Read transfers are pretty much in line with each other regardless of how the drive was installed. Only 5.5MB/s difference in favor of installing it in a chassis. Looking at the write transfers paints a different story with 24MB/s difference. This adds up to something, somewhere within the enclosure causing performance to be affected. The access time is also quite close, meaning there does not seem to be any explanation for the low write results that I can see.
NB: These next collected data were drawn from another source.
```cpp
template <int CT, int RT>
struct S2w {
    static constexpr int NI = 16 / (CT * RT);
    static constexpr int TPI = CT * RT;
    static constexpr int XR = 4 * RT + 2;
    static constexpr int XRS = 4 * CT + 2;
    static constexpr int XS = ((NI * XR * XRS + 3) & ~7) + 4;
    static constexpr int GRS = 2 * CT;
    static constexpr int GS = (NI * 2 * RT * 2 * CT) | 1;
    static constexpr int STAGE = 16 * XS + 64 * GS;
    static constexpr size_t LDS = 2 * STAGE * sizeof(float);
    static constexpr int XF4 = 16 * NI * XR * CT;
    static constexpr int GF4 = 64 * NI * (TPI);
    static constexpr int NX = (XF4 + W2_T - 1) / W2_T;
    static constexpr int NG = (GF4 + W2_T - 1) / W2_T;
    static_assert(CT * RT * NI == 16, "16 tiles per chunk");
    static_assert(XS >= NI * XR * XRS && XS % 8 == 4, "x channel stride");
    static_assert(XRS % 4 == 2, "x row stride");
    static_assert(LDS >= 4 * 9 * 8 * 64 * sizeof(float), "epilogue hand-off fits");
    static_assert(LDS <= 160 * 1024, "LDS budget");
};

struct S2wGeom {
    int N, C, K, H, W;
    int TH, TW, Timg;
    int64_t T;
    int chunks_per_slice;
};

template <int CT, int RT>
__global__ __launch_bounds__(W2_T, 1) void s2_wgrad_kernel(
    const float *__restrict__ x, const float *__restrict__ gy, float *__restrict__ part,
    S2wGeom g) {
    using P = S2w<CT, RT>;
    extern __shared__ float4 s2w_lds4[];
    float *const lds = reinterpret_cast<float *>(s2w_lds4);

    const int tid = threadIdx.x, lane = tid & 63, w = tid >> 6;
    const int kb = blockIdx.x, cb = blockIdx.y, sl = blockIdx.z;
    const int HW = g.H * g.W, Ho = g.H / 2, Wo = g.W / 2, HWo = Ho * Wo;
    const int64_t nchunks_all = g.T / 16;
    const int64_t ch0 = (int64_t)sl * g.chunks_per_slice;
    const int nchunk = (int)min((int64_t)g.chunks_per_slice, nchunks_all - ch0);
    const int cpi = g.Timg >= 16 ? g.Timg / 16 : 1;

    float4 xr[P::NX], gr[P::NG];
    auto gload = [&](int64_t chunk) {
        int n0, ty0;
        if (P::NI > 1) {
            n0 = (int)(chunk * P::NI);
            ty0 = 0;
        } else {
            const uint32_t ch32 = (uint32_t)chunk;
            n0 = (int)(ch32 / (uint32_t)cpi);
            ty0 = (int)(ch32 - (uint32_t)n0 * (uint32_t)cpi) * RT;
        }
        const uint32_t xrange = (uint32_t)(((P::NI - 1) * g.C + 16) * HW) * 4u;
        const uint32_t grange = (uint32_t)(((P::NI - 1) * g.K + 64) * HWo) * 4u;
        const __amdgpu_buffer_rsrc_t xs = __builtin_amdgcn_make_buffer_rsrc(
            const_cast<float *>(x + ((int64_t)n0 * g.C + cb * 16) * HW), 0, xrange, 0x00020000);
        const __amdgpu_buffer_rsrc_t gs = __builtin_amdgcn_make_buffer_rsrc(
            const_cast<float *>(gy + ((int64_t)n0 * g.K + kb * 64) * HWo), 0, grange, 0x00020000);
#pragma unroll
        for (int i = 0; i < P::NX; ++i) {
            const int idx = min(i * W2_T + tid, P::XF4 - 1);
            const int f = idx % CT, rr = idx / CT;
            const int r = rr % P::XR, ci = rr / P::XR;
            const int c = ci % 16, img = ci / 16;
            const int yy = 4 * ty0 - 1 + r;
            const uint32_t off = (yy >= 0 && yy < g.H)
                                     ? (uint32_t)((img * g.C + c) * HW + yy * g.W + 4 * f) * 4u
                                     : BUF_OOB;
            xr[i] = __builtin_bit_cast(float4, __builtin_amdgcn_raw_buffer_load_b128(xs, off, 0, 0));
        }
#pragma unroll
        for (int i = 0; i < P::NG; ++i) {
            const int idx = min(i * W2_T + tid, P::GF4 - 1);
            const int f = idx % P::TPI, ki = idx / P::TPI;
            const int k = ki % 64, img = ki / 64;
            const uint32_t off =
                (uint32_t)((img * g.K + k) * HWo + (2 * ty0) * Wo + 4 * f) * 4u;
            gr[i] = __builtin_bit_cast(float4, __builtin_amdgcn_raw_buffer_load_b128(gs, off, 0, 0));
        }
    };
    auto lstore = [&](int buf) {
        float *X = lds + buf * P::STAGE;
        float *Gd = X + 16 * P::XS;
#pragma unroll
        for (int i = 0; i < P::NX; ++i) {
            const int idx = min(i * W2_T + tid, P::XF4 - 1);
            const int f = idx % CT, rr = idx / CT;
            const int r = rr % P::XR, ci = rr / P::XR;
            const int c = ci % 16, img = ci / 16;
            float *d = X + c * P::XS + (img * P::XR + r) * P::XRS + 1 + 4 * f;
            d[0] = xr[i].x; d[1] = xr[i].y; d[2] = xr[i].z; d[3] = xr[i].w;
        }
#pragma unroll
        for (int i = 0; i < P::NG; ++i) {
            const int idx = min(i * W2_T + tid, P::GF4 - 1);
            const int f = idx % P::TPI, ki = idx / P::TPI;
            const int k = ki % 64, img = ki / 64;
            float *d = Gd + k * P::GS + img * (4 * P::TPI) + 4 * f;
            d[0] = gr[i].x; d[1] = gr[i].y; d[2] = gr[i].z; d[3] = gr[i].w;
        }
    };

    const int tp = w >> 2, kh = (w >> 1) & 1, ch = w & 1, hl = lane >> 5, l32 = lane & 31;
    const int cp = ch * 32 + l32;
    const int cl = cp >> 2, pi = (cp >> 1) & 1, pj = cp & 1;
    auto lds_read = [&](int buf, int s, float (&d)[9], float (&gv)[4]) {
        const float *X = lds + buf * P::STAGE;
        const float *Gd = X + 16 * P::XS;
        const int tau = 2 * s + hl;
        const int img = tau / P::TPI, loc = tau % P::TPI;
        const int ty = loc / CT, tx = loc % CT;
        const float *xc = X + cl * P::XS + (img * P::XR + 4 * ty + pi) * P::XRS + 4 * tx + pj;
#pragma unroll
        for (int a = 0; a < 3; ++a)
#pragma unroll
            for (int b = 0; b < 3; ++b) d[a * 3 + b] = xc[(2 * a) * P::XRS + 2 * b];
        const float *gk = Gd + (kh * 32 + l32) * P::GS + img * (4 * P::TPI) + (2 * ty) * P::GRS +
                          2 * tx;
        gv[0] = gk[0]; gv[1] = gk[1]; gv[2] = gk[P::GRS]; gv[3] = gk[P::GRS + 1];
    };
    auto tslice = [&](int q, const float (&d)[9], const float (&gv)[4], float (&t)[9],
                      float (&a)[9], float (&b)[9]) {
        if (q == 1) {
            const float r0[2] = {gv[0], gv[1]};
            const float r1[2] = {gv[0] + gv[2], gv[1] + gv[3]};
            const float r2[2] = {gv[2], gv[3]};
            a[0] = r0[0]; a[1] = r0[0] + r0[1]; a[2] = r0[1];
            a[3] = r1[0]; a[4] = r1[0] + r1[1]; a[5] = r1[1];
            a[6] = r2[0]; a[7] = r2[0] + r2[1]; a[8] = r2[1];
        } else if (q == 2) {
#pragma unroll
            for (int j = 0; j < 3; ++j) {
                t[j] = d[j] - d[3 + j];
                t[3 + j] = d[3 + j];
                t[6 + j] = d[6 + j] - d[3 + j];
            }
        } else if (q == 3) {
#pragma unroll
            for (int i = 0; i < 3; ++i) {
                b[i * 3 + 0] = t[i * 3 + 0] - t[i * 3 + 1];
                b[i * 3 + 1] = t[i * 3 + 1];
                b[i * 3 + 2] = t[i * 3 + 2] - t[i * 3 + 1];
            }
        }
    };

    f32x16 acc[9];
#pragma unroll
    for (int p = 0; p < 9; ++p) acc[p] = f32x16{};

    for (int i = tid; i < 2 * 16 * P::NI * P::XR; i += W2_T) {
        const int buf = i / (16 * P::NI * P::XR), rc = i % (16 * P::NI * P::XR);
        const int c = rc / (P::NI * P::XR), row = rc % (P::NI * P::XR);
        float *X = lds + buf * P::STAGE + c * P::XS + row * P::XRS;
        X[0] = 0.f;
        X[4 * CT + 1] = 0.f;
    }
    if (nchunk > 0) {
        gload(ch0);
        lstore(0);
        __syncthreads();
        float oa[2][9], ob[2][9];
        {
            float d[9], gv[4], t[9];
            lds_read(0, tp, d, gv);
#pragma unroll
            for (int q = 0; q < 9; ++q) tslice(q, d, gv, t, oa[0], ob[0]);
        }
        for (int c = 0; c < nchunk; ++c) {
            const int buf = c & 1;
            gload(ch0 + min(c + 1, nchunk - 1));
#pragma unroll
            for (int m = 0; m < 4; ++m) {
                const int cur = m & 1, nxt = cur ^ 1;
                float d[9], gv[4], t[9];
                if (m == 3) {
                    lstore(buf ^ 1);
                    __syncthreads();
                }
                __builtin_amdgcn_sched_barrier(0);
                lds_read(m < 3 ? buf : buf ^ 1, m < 3 ? 2 * (m + 1) + tp : tp, d, gv);
                __builtin_amdgcn_sched_barrier(0);
#pragma unroll
                for (int q = 0; q < 9; ++q) {
                    acc[q] = __builtin_amdgcn_mfma_f32_32x32x2f32(oa[cur][q], ob[cur][q], acc[q],
                                                                  0, 0, 0);
                    tslice(q, d, gv, t, oa[nxt], ob[nxt]);
                    __builtin_amdgcn_sched_barrier(0);
                }
            }
        }
    }

    __syncthreads();
    float *out = part + (int64_t)sl * g.K * g.C * 16;
    const int c = cb * 16 + cl;
    float *E = lds + (w & 3) * (9 * 8 * 64);
#pragma unroll
    for (int rh = 0; rh < 2; ++rh) {
        if (tp == 1) {
#pragma unroll
            for (int p = 0; p < 9; ++p)
#pragma unroll
                for (int rr = 0; rr < 8; ++rr) E[(p * 8 + rr) * 64 + lane] = acc[p][rh * 8 + rr];
        }
        __syncthreads();
        if (tp == 0) {
#pragma unroll
            for (int rr = 0; rr < 8; ++rr) {
                const int r = rh * 8 + rr;
                const int k = kb * 64 + kh * 32 + (r & 3) + 8 * (r >> 2) + 4 * hl;
                float u[9];
#pragma unroll
                for (int p = 0; p < 9; ++p) u[p] = acc[p][r] + E[(p * 8 + rr) * 64 + lane];
                float tt[2][3];
#pragma unroll
                for (int j = 0; j < 3; ++j) {
                    tt[0][j] = u[j] + u[3 + j];
                    tt[1][j] = u[3 + j] + u[6 + j];
                }
                float *o = out + ((int64_t)k * g.C + c) * 16;
#pragma unroll
                for (int a = 0; a < 2; ++a) {
                    o[(2 * a + pi) * 4 + pj] = tt[a][0] + tt[a][1];
                    o[(2 * a + pi) * 4 + 2 + pj] = tt[a][1] + tt[a][2];
                }
            }
        }
        __syncthreads();
    }
}

int s2w_shape(int TH, int TW, int *rt) {
    if (TW == 16) { *rt = 1; return 16; }
    if (TW == 8 && TH % 2 == 0) { *rt = 2; return 8; }
    if (TW == 4 && TH % 4 == 0) { *rt = 4; return 4; }
    if (TW == 2 && TH == 2) { *rt = 2; return 2; }
    return 0;
}

template <int CT, int RT>
smmd_status s2w_launch(const float *x, const float *gy, float *part, const S2wGeom &g, int S,
                       hipStream_t st) {
    static bool attr = false;
    if (!attr) {
        if (hipFuncSetAttribute(reinterpret_cast<const void *>(s2_wgrad_kernel<CT, RT>),
                                hipFuncAttributeMaxDynamicSharedMemorySize,
                                (int)S2w<CT, RT>::LDS) != hipSuccess)
            return SMMD_EHIP;
        attr = true;
    }
    s2_wgrad_kernel<CT, RT><<<dim3((unsigned)(g.K / 64), (unsigned)(g.C / 16), (unsigned)S),
                              dim3(W2_T), S2w<CT, RT>::LDS, st>>>(x, gy, part, g);
    return last_launch_status();
}

}

}

using namespace smmd;

extern "C" int smmd_wino4x4s2_wgrad_supported(int n, int ci, int co, int h, int w_img) {
    int rt = 0;
    return n > 0 && ci > 0 && co > 0 && ci % 16 == 0 && co % 64 == 0 && h > 0 && w_img > 0 &&
           h % 4 == 0 && w_img % 4 == 0 && s2w_shape(h / 4, w_img / 4, &rt) != 0 &&
           (int64_t)n * (h / 4) * (w_img / 4) % 16 == 0 &&
           (int64_t)4 * ci * h * w_img * 4 < (1ll << 31) &&
           (int64_t)4 * co * h * w_img < (1ll << 31) && (int64_t)n * (ci + co) * h * w_img < (1ll << 40);
}

extern "C" size_t smmd_wino4x4s2_wgrad_workspace_bytes(int n, int ci, int co, int h, int w_img) {
    if (!smmd_wino4x4s2_wgrad_supported(n, ci, co, h, w_img)) return 0;
    const int64_t T = (int64_t)n * (h / 4) * (w_img / 4);
    const int S = slab_slices((co / 64) * (ci / 16), T / 16, 4);
    return (size_t)(S + slab_groups(S)) * co * ci * 16 * sizeof(float);
}

static smmd_status s2w_launch_all(const float *x, const float *gy, float *gw, int n, int ci,
                                  int co, int h, int w_img, void *ws, size_t ws_bytes, int acc,
                                  smmd_stream_t stream) {
    if (n < 0 || ci <= 0 || co <= 0 || h < 0 || w_img < 0 || !gw) return SMMD_EINVAL;
    hipStream_t st = reinterpret_cast<hipStream_t>(stream);
    if (n == 0 || h == 0 || w_img == 0)
        return acc ? SMMD_OK
                   : hip_status(hipMemsetAsync(gw, 0, (size_t)co * ci * 16 * sizeof(float), st));
    if (!x || !gy) return SMMD_EINVAL;
    if (!smmd_wino4x4s2_wgrad_supported(n, ci, co, h, w_img)) return SMMD_EUNSUPPORTED;
    if ((reinterpret_cast<uintptr_t>(x) | reinterpret_cast<uintptr_t>(gy) |
         reinterpret_cast<uintptr_t>(gw)) & 15)
        return SMMD_EINVAL;
    if (!ws || ws_bytes < smmd_wino4x4s2_wgrad_workspace_bytes(n, ci, co, h, w_img))
        return SMMD_EWORKSPACE;
    if (reinterpret_cast<uintptr_t>(ws) & 15) return SMMD_EINVAL;
    S2wGeom g{};
    g.N = n; g.C = ci; g.K = co; g.H = h; g.W = w_img;
    g.TH = h / 4; g.TW = w_img / 4;
    g.Timg = g.TH * g.TW;
    g.T = (int64_t)n * g.Timg;
    int rt = 0;
    const int ct = s2w_shape(g.TH, g.TW, &rt);
    const int blocks = (co / 64) * (ci / 16);
    const int64_t nchunks = g.T / 16;
    const int S = slab_slices(blocks, nchunks, 4);
    g.chunks_per_slice = (int)((nchunks + S - 1) / S);
    const int Sused = (int)((nchunks + g.chunks_per_slice - 1) / g.chunks_per_slice);
    float *part = static_cast<float *>(ws);
    smmd_status e = ct == 16 ? s2w_launch<16, 1>(x, gy, part, g, Sused, st)
                    : ct == 8 ? s2w_launch<8, 2>(x, gy, part, g, Sused, st)
                    : ct == 4 ? s2w_launch<4, 4>(x, gy, part, g, Sused, st)
                              : s2w_launch<2, 2>(x, gy, part, g, Sused, st);
    if (e != SMMD_OK) return e;
    return slab_sum<for_wino4x4s2_wgrad>(part, Sused, S, (int64_t)co * ci * 4, gw, acc, st);
}

extern "C" smmd_status smmd_wino4x4s2_wgrad(const float *x, const float *gy, float *gw, int n,
                                            int ci, int co, int h, int w_img, void *ws,
                                            size_t ws_bytes, smmd_stream_t stream) {
    return s2w_launch_all(x, gy, gw, n, ci, co, h, w_img, ws, ws_bytes, 0, stream);
}

extern "C" smmd_status smmd_wino4x4s2_wgrad_acc(const float *x, const float *gy, float *gw,
                                                int n, int ci, int co, int h, int w_img,
                                                void *ws, size_t ws_bytes,
                                                smmd_stream_t stream) {
    return s2w_launch_all(x, gy, gw, n, ci, co, h, w_img, ws, ws_bytes, 1, stream);
}
```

Recording the temperature was also an issue while the drive was installed in the enclosure. HD Tune Pro could not read it, nor could AIDA64. In fact, AIDA64 was unable to read any SMART data at all. Rob tested an identical drive in an enclosure from a different manufacturer and could monitor the temperature without any problems. When installed in the chassis, the drive stayed at a cool 32 degrees Celsius but when the drive was removed from the enclosure after two read and write sessions, it was quite warm. Since this enclosure relies on passive cooling, I would be cautious of what drive is chosen since excessively high temperatures could shorten the lifespan.
As a bit of an afterthought, I checked the bridge controller being used in my daily driver USB 3.0 enclosure and found it to be the same model, so I am stumped on where the problem lies.
Since something just isn’t adding up, we have gone back to Zalman to see if the folks there can shed any light on the write discrepancies and the temperature monitoring issue.
With the eye candy and number crunching out of the way, it’s time to pack this one in.
So what question do you initially ask after reading a review? Is the product worth my hard-earned dollars? Exactly. In this case, the answer is yes and no.
Even though I’m not a fan of white, the enclosure looks great. Installation was a snap and it’s plug and play with no need for drivers – meaning anybody can use it. On the flipside, it clearly has some problems. Write speeds are somewhat crippled and a lack of SMART support is disappointing as is the cooling capability. Seeing how the enclosure is passively cooled, higher temperatures are to be expected. And at ~$49.99 USD (this is tentative; the official release is slated for mid to late spring), we’d expect at least a couple of those things.
At the end of the day, I’m not ready to slap an Editor’s Choice award on this one but the enclosure does get the job done. Just not as well overall as others I’m afraid.